Ca m'est arrivé quelque fois. Visiblement le cache des pochettes, sur l'iPOD se vérole et le lien titre/pochette est erroné. 
Seule solution que j'aie trouvée, je "purge" mon iPOD (je decoche la liste avec laquelle il est censé se synchroniser et je lance la synchro, ce qui supprime toutes les musiques sur l'iPOD), puis je resélectionne la liste et je resynchronse (pour remettre toutes les musiques avec cette fois les bonnes pochettes)

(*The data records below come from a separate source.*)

void bn_stats_final(Tensor acc, Tensor mean, Tensor istd, Tensor var_unb,
                    int64_t C, int64_t parts, int64_t count, double eps) {
  const float unb = count > 1 ? (float)count / (float)(count - 1) : 1.f;
  const int total = parts * C;
  hipLaunchKernelGGL(dwt::bn_stats_final_kernel, dim3((total + 255) / 256),
                     dim3(256), 0, cur_stream(), acc.data_ptr<float>(),
                     mean.data_ptr<float>(), istd.data_ptr<float>(),
                     var_unb.data_ptr<float>(), total, (int)C,
                     1.0f / (float)count, unb, (float)eps);
}

struct NchwParts {
  const char* name;
  int64_t parts, HW, M, numel;
  int B, C;

  NchwParts(const char* name_, const Tensor& x, int64_t parts_,
            std::initializer_list<Tensor> streamed = {})
      : name(name_), parts(parts_) {
    TORCH_CHECK(x.is_contiguous() && (x.dim() == 4 || x.dim() == 2), name,
                ": x must be contiguous (N, C, H, W) or (N, C)");
    TORCH_CHECK(parts > 0 && x.size(0) % parts == 0, name, ": batch ",
                x.size(0), " does not split into ", parts, " branches");
    for (const Tensor& t : streamed)
      TORCH_CHECK(t.scalar_type() == x.scalar_type() &&
                      t.numel() == x.numel() && t.is_contiguous(),
                  name, ": dtype, size or layout mismatch with x");
    B = x.size(0) / parts;
    C = x.size(1);
    HW = x.dim() == 4 ? x.size(2) * x.size(3) : 1;
    M = (int64_t)B * HW;
    numel = M * C;
  }
  int groups(int64_t g) const {
    TORCH_CHECK(g > 0 && C % g == 0, name, ": group size ", g,
                " does not divide C = ", C);
    return C / g;
  }
  void stacked(std::initializer_list<std::pair<Tensor, int64_t>> ops) const {
    for (const auto& [t, per] : ops)
      TORCH_CHECK(t.numel() == parts * per, name, ": a stacked operand has ",
                  t.numel(), " elements, expected ", parts * per);
  }
};

template <typename T>
struct NchwBranch {
  const NchwParts& d;
  int64_t p;
  T* operator()(const Tensor& t) const { return t.data_ptr<T>() + p * d.numel; }
  float* operator()(const Tensor& t, int64_t per) const {
    return t.data_ptr<float>() + p * per;
  }
};

template <typename T>
bool can_vectorize(const T* p, int64_t HW) {
  return HW % dwt::VecTraits<T>::W == 0 &&
         reinterpret_cast<uintptr_t>(p) % 16 == 0;
}

template <typename F>
inline void vec_launch(bool vec, F&& f) {
  if (vec) f(std::true_type{});
  else f(std::false_type{});
}

template <typename F, typename Gen>
inline void whiten_nchw_launch(const char* name, int64_t g, bool vec, F&& f,
                               Gen&& gen) {
  auto blocked = [&](auto gconst) {
    vec_launch(vec, [&](auto vconst) { f(gconst, vconst); });
  };
  switch (g) {
    case 2: blocked(std::integral_constant<int, 2>{}); break;
    case 4: blocked(std::integral_constant<int, 4>{}); break;
    case 8: blocked(std::integral_constant<int, 8>{}); break;
    default:
      TORCH_CHECK(g <= 32, name, ": unsupported group size ", g);
      gen();
  }
}

inline dim3 nchw_reduce_grid(int64_t M, int per_block, int vw, int rows) {
  return dim3(reduce_blocks(M, per_block, vw, rows), rows);
}
inline dim3 nchw_elem_grid(int64_t HW, int vw, int B, int rows) {
  return dim3((HW + (int64_t)256 * vw - 1) / ((int64_t)256 * vw), B, rows);
}
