int fh_det_detect(fh_det* d, const uint8_t* bgr, int rows, int cols, int step, float score_thr, float nms_thr, fh_face* out,
                  int max_out) {
    if (!d) return arg_error("Model not loaded!");
    if (!bgr || rows <= 0 || cols <= 0) return 0;
    if (!out || max_out <= 0 || step < cols * 3) return arg_error("fh_det_detect: bad output buffer / step");
    Owns owns(&d->det.net());
    return guarded([&] {
        const size_t bytes = (size_t)rows * step, used = host_image_bytes(rows, cols, step);
        const int in_graph = max_out < kGraphFaces ? max_out : kGraphFaces;
        d->img.ensure(bytes);
        d->out.ensure((size_t)max_out * sizeof(fh_face));
        d->cnt.ensure(sizeof(int));
        const bool m1 = d->h_img.ensure(bytes), m2 = d->h_res.ensure(64 + (size_t)kGraphFaces * sizeof(fh_face));
        const bool moved = m1 || m2;
        if (moved) d->gcall.reset();
        memcpy(d->h_img.p, bgr, used);
        hipStream_t s = d->cs.get();
        int* const h_cnt = static_cast<int*>(d->h_res.p);
        fh_face* const h_faces = reinterpret_cast<fh_face*>(static_cast<char*>(d->h_res.p) + 64);
        long long kthr, knms;
        { float f = score_thr; int v; memcpy(&v, &f, 4); kthr = v; f = nms_thr; memcpy(&v, &f, 4); knms = v; }
        std::vector<long long> key{rows, cols, step, kthr, knms, max_out, (long long)(size_t)d->img.p, (long long)(size_t)d->out.p};
        graph_env_key(key, d->det.net());
        try {
            d->gcall.run(key, s, [&](hipStream_t st) {
                FH_HIP(hipMemcpyAsync(d->img.p, d->h_img.p, used, hipMemcpyHostToDevice, st));
                d->det.detect_dev(d->img.as<uint8_t>(), 1, rows, cols, step, (long)bytes, score_thr, nms_thr, d->out.as<fh::FaceRec>(),
                                  max_out, d->cnt.as<int>(), st);
                FH_HIP(hipMemcpyAsync(h_cnt, d->cnt.p, sizeof(int), hipMemcpyDeviceToHost, st));
                FH_HIP(hipMemcpyAsync(h_faces, d->out.p, (size_t)in_graph * sizeof(fh_face), hipMemcpyDeviceToHost, st));
            });
        } catch (const std::runtime_error& e) {
            if (std::string(e.what()) == "Invalid resize dimensions") return 0;
            throw;
        }
        FH_HIP(hipStreamSynchronize(s));
        int c = *h_cnt;
        c = c < max_out ? c : max_out;
        const int first = c < in_graph ? c : in_graph;
        if (first > 0) memcpy(out, h_faces, (size_t)first * sizeof(fh_face));
        if (c > first)
            FH_HIP(hipMemcpy(out + first, d->out.as<fh_face>() + first, (size_t)(c - first) * sizeof(fh_face), hipMemcpyDeviceToHost));
        return c;
    });
}

int fh_det_sync(fh_det* d, void* stream) {
    if (!d) return arg_error("fh_det_sync: null handle");
    Owns owns(&d->det.net());
    return guarded([&] { FH_HIP(hipStreamSynchronize(S(stream))); return (int)FH_OK; });
}
int fh_det_run_network_dev(fh_det* d, const uint8_t* frames, int n, int rows, int cols, int step, long long stride, void* stream) {
    if (!d || !frames || n <= 0) return arg_error("fh_det_run_network_dev: bad argument");
    Owns owns(&d->det.net());
    return guarded([&] { d->det.run_network_dev(frames, n, rows, cols, step, (long)stride, S(stream)); return n; });
}
int fh_det_num_outputs(const fh_det* d) { return d ? (int)const_cast<fh_det*>(d)->det.net().plan().outputs.size() : arg_error("null handle"); }
const float* fh_det_output_dev(fh_det* d, int index, int* rows, int* cols) {
    if (!d || index < 0 || index >= (int)d->det.net().plan().outputs.size()) { g_err = "bad output index"; return nullptr; }
    const auto& o = d->det.net().plan().outputs[index];
    if (rows) *rows = o.rows;
    if (cols) *cols = o.cols;
    return d->det.net().capacity() > 0 ? d->det.net().output(index) : nullptr;
}
const float* fh_det_input_dev(fh_det* d) { return d && d->det.net().capacity() > 0 ? d->det.net().input() : nullptr; }
int fh_det_postprocess_dev(fh_det* d, int n, float score_thr, float nms_thr, fh_face* out, int max_pf, int* counts, void* stream) {
    if (!d || !out || !counts || n <= 0) return arg_error("fh_det_postprocess_dev: bad argument");
    Owns owns(&d->det.net());
    return guarded([&] { d->det.postprocess_dev(n, score_thr, nms_thr, reinterpret_cast<fh::FaceRec*>(out), max_pf, counts, S(stream)); return n; });
}

int fh_postprocess_rows_dev(const float* rows, int n, int rows_per_frame, int feat, float scale, float score_thr, float nms_thr,
                            fh_face* out, int max_pf, int* counts, void* stream) {
    if (!rows || !out || !counts) return arg_error("fh_postprocess_rows_dev: null argument");
    if (n <= 0 || rows_per_frame <= 0 || max_pf <= 0 || !(scale > 0.f)) return arg_error("fh_postprocess_rows_dev: bad size");
    if ((long)n * rows_per_frame >= (1L << 31) / 16) return arg_error("fh_postprocess_rows_dev: too many rows");
    return guarded([&] {
        hipStream_t s = S(stream);
        if (feat < 15) {
            FH_HIP(hipMemsetAsync(counts, 0, (size_t)n * sizeof(int), s));
            return n;
        }
        struct Scratch { fh::DevBuf cand, keys, ws, count; hipEvent_t done = nullptr; hipStream_t last = nullptr; bool used = false; };
        thread_local Scratch* scp = new Scratch();
        Scratch& sc = *scp;
        if (!sc.done) FH_HIP(hipEventCreateWithFlags(&sc.done, hipEventDisableTiming));
        if (sc.used && sc.last != s) FH_HIP(hipStreamWaitEvent(s, sc.done, 0));
        fh::DevBuf &cand = sc.cand, &keys = sc.keys, &ws = sc.ws, &count = sc.count;
        int cap = 1;
        while (cap < rows_per_frame) cap <<= 1;
        cand.ensure((size_t)n * cap * sizeof(fh::FaceRec));
        keys.ensure((size_t)n * cap * sizeof(unsigned long long));
        ws.ensure((size_t)n * cap * sizeof(int));
        count.ensure((size_t)n * sizeof(int));
        FH_HIP(hipMemsetAsync(count.p, 0, (size_t)n * sizeof(int), s));
        fh::launch_rows_threshold(rows, n, rows_per_frame, feat, scale, score_thr, cand.as<fh::FaceRec>(), keys.as<unsigned long long>(),
                                  count.as<int>(), cap, s);
        fh::launch_sort_nms(cand.as<fh::FaceRec>(), keys.as<unsigned long long>(), count.as<int>(), cap, n, nms_thr,
                            reinterpret_cast<fh::FaceRec*>(out), counts, max_pf, ws.as<int>(), s);
        FH_HIP(hipGetLastError());
        FH_HIP(hipEventRecord(sc.done, s));
        sc.last = s; sc.used = true;
        return n;
    });
}

fh_rec* fh_rec_create(const char* onnx_path) {
    if (!onnx_path) { g_err = "fh_rec_create: null path"; return nullptr; }
    fh_rec* h = nullptr;
    int rc = guarded([&] { h = new fh_rec(onnx_path); return 0; });
    return rc == 0 ? h : nullptr;
}
void fh_rec_destroy(fh_rec* r) { delete r; }
int fh_rec_input_size(const fh_rec* r, int* w, int* h) {
    if (!r) return arg_error("null handle");
    if (w) *w = const_cast<fh_rec*>(r)->rec.net().in_w();
    if (h) *h = const_cast<fh_rec*>(r)->rec.net().in_h();
    return FH_OK;
}
int fh_rec_feature_dim(const fh_rec* r) { return r ? r->rec.dim() : arg_error("null handle"); }
double fh_rec_macs_per_face(const fh_rec* r) { return r ? const_cast<fh_rec*>(r)->rec.net().plan().macs : 0.0; }
double fh_rec_act_bytes_per_face(const fh_rec* r) { return r ? const_cast<fh_rec*>(r)->rec.net().plan().act_bytes : 0.0; }
int fh_rec_set_chunk(fh_rec* r, int n) {
    if (!r || n <= 0) return arg_error("fh_rec_set_chunk: bad argument");
    size_t biggest = 1;
    for (const auto& t : r->rec.net().plan().tensors) biggest = std::max(biggest, t.elems());
    const long limit = (long)(((1UL << 31) - 1) / biggest);
    if (n > limit) return arg_error("fh_rec_set_chunk: chunk too large for the 32-bit tensor offsets of one pass");
    r->rec.max_chunk = n;
    return FH_OK;
}
const float* fh_rec_input_dev(fh_rec* r) { return r && r->rec.net().capacity() > 0 ? r->rec.net().input() : nullptr; }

Quand un seul titre ou juste quelques-uns n'ont plus la bonne pochette, je décoche juste ces titres sur iTunes et je lance la synchro (pour els supprimer de l'iPOD), puis je les recoche et je resynchronise (pour les remettre sur l'iPOD)


----------



## Anonyme (27 Mai 2008)

Ok, j'vais le faire merci.
Si quelqu'un a la soluce =) J'suis à l'écoute.


----------



## JulienRkt (2 Juin 2008)

Celà m'est déjà arrivé...
Le seul moyen, radical j'avoue :$, que j'ai trouvé c'est une restauration ...
Depuis plus aucun problème 
A signaler, des fois je constate des bugs de pochettes lorsque je transfere les morceaux acheté depuis mon iPod sur mon PC: il suffit de faire click droit, obtenir les informations, onglet illustration, et ok, ensuite ça redevient normal.

Voilà, j'pense que c'est une réponse complète


----------



## Mike Intosh (21 Mars 2012)

Merci beaucoup Remy. Aujourd'hui j'ai eu ce problème sur une chanson et grâce à toi je l'ai reglé en quelques secondes.


----------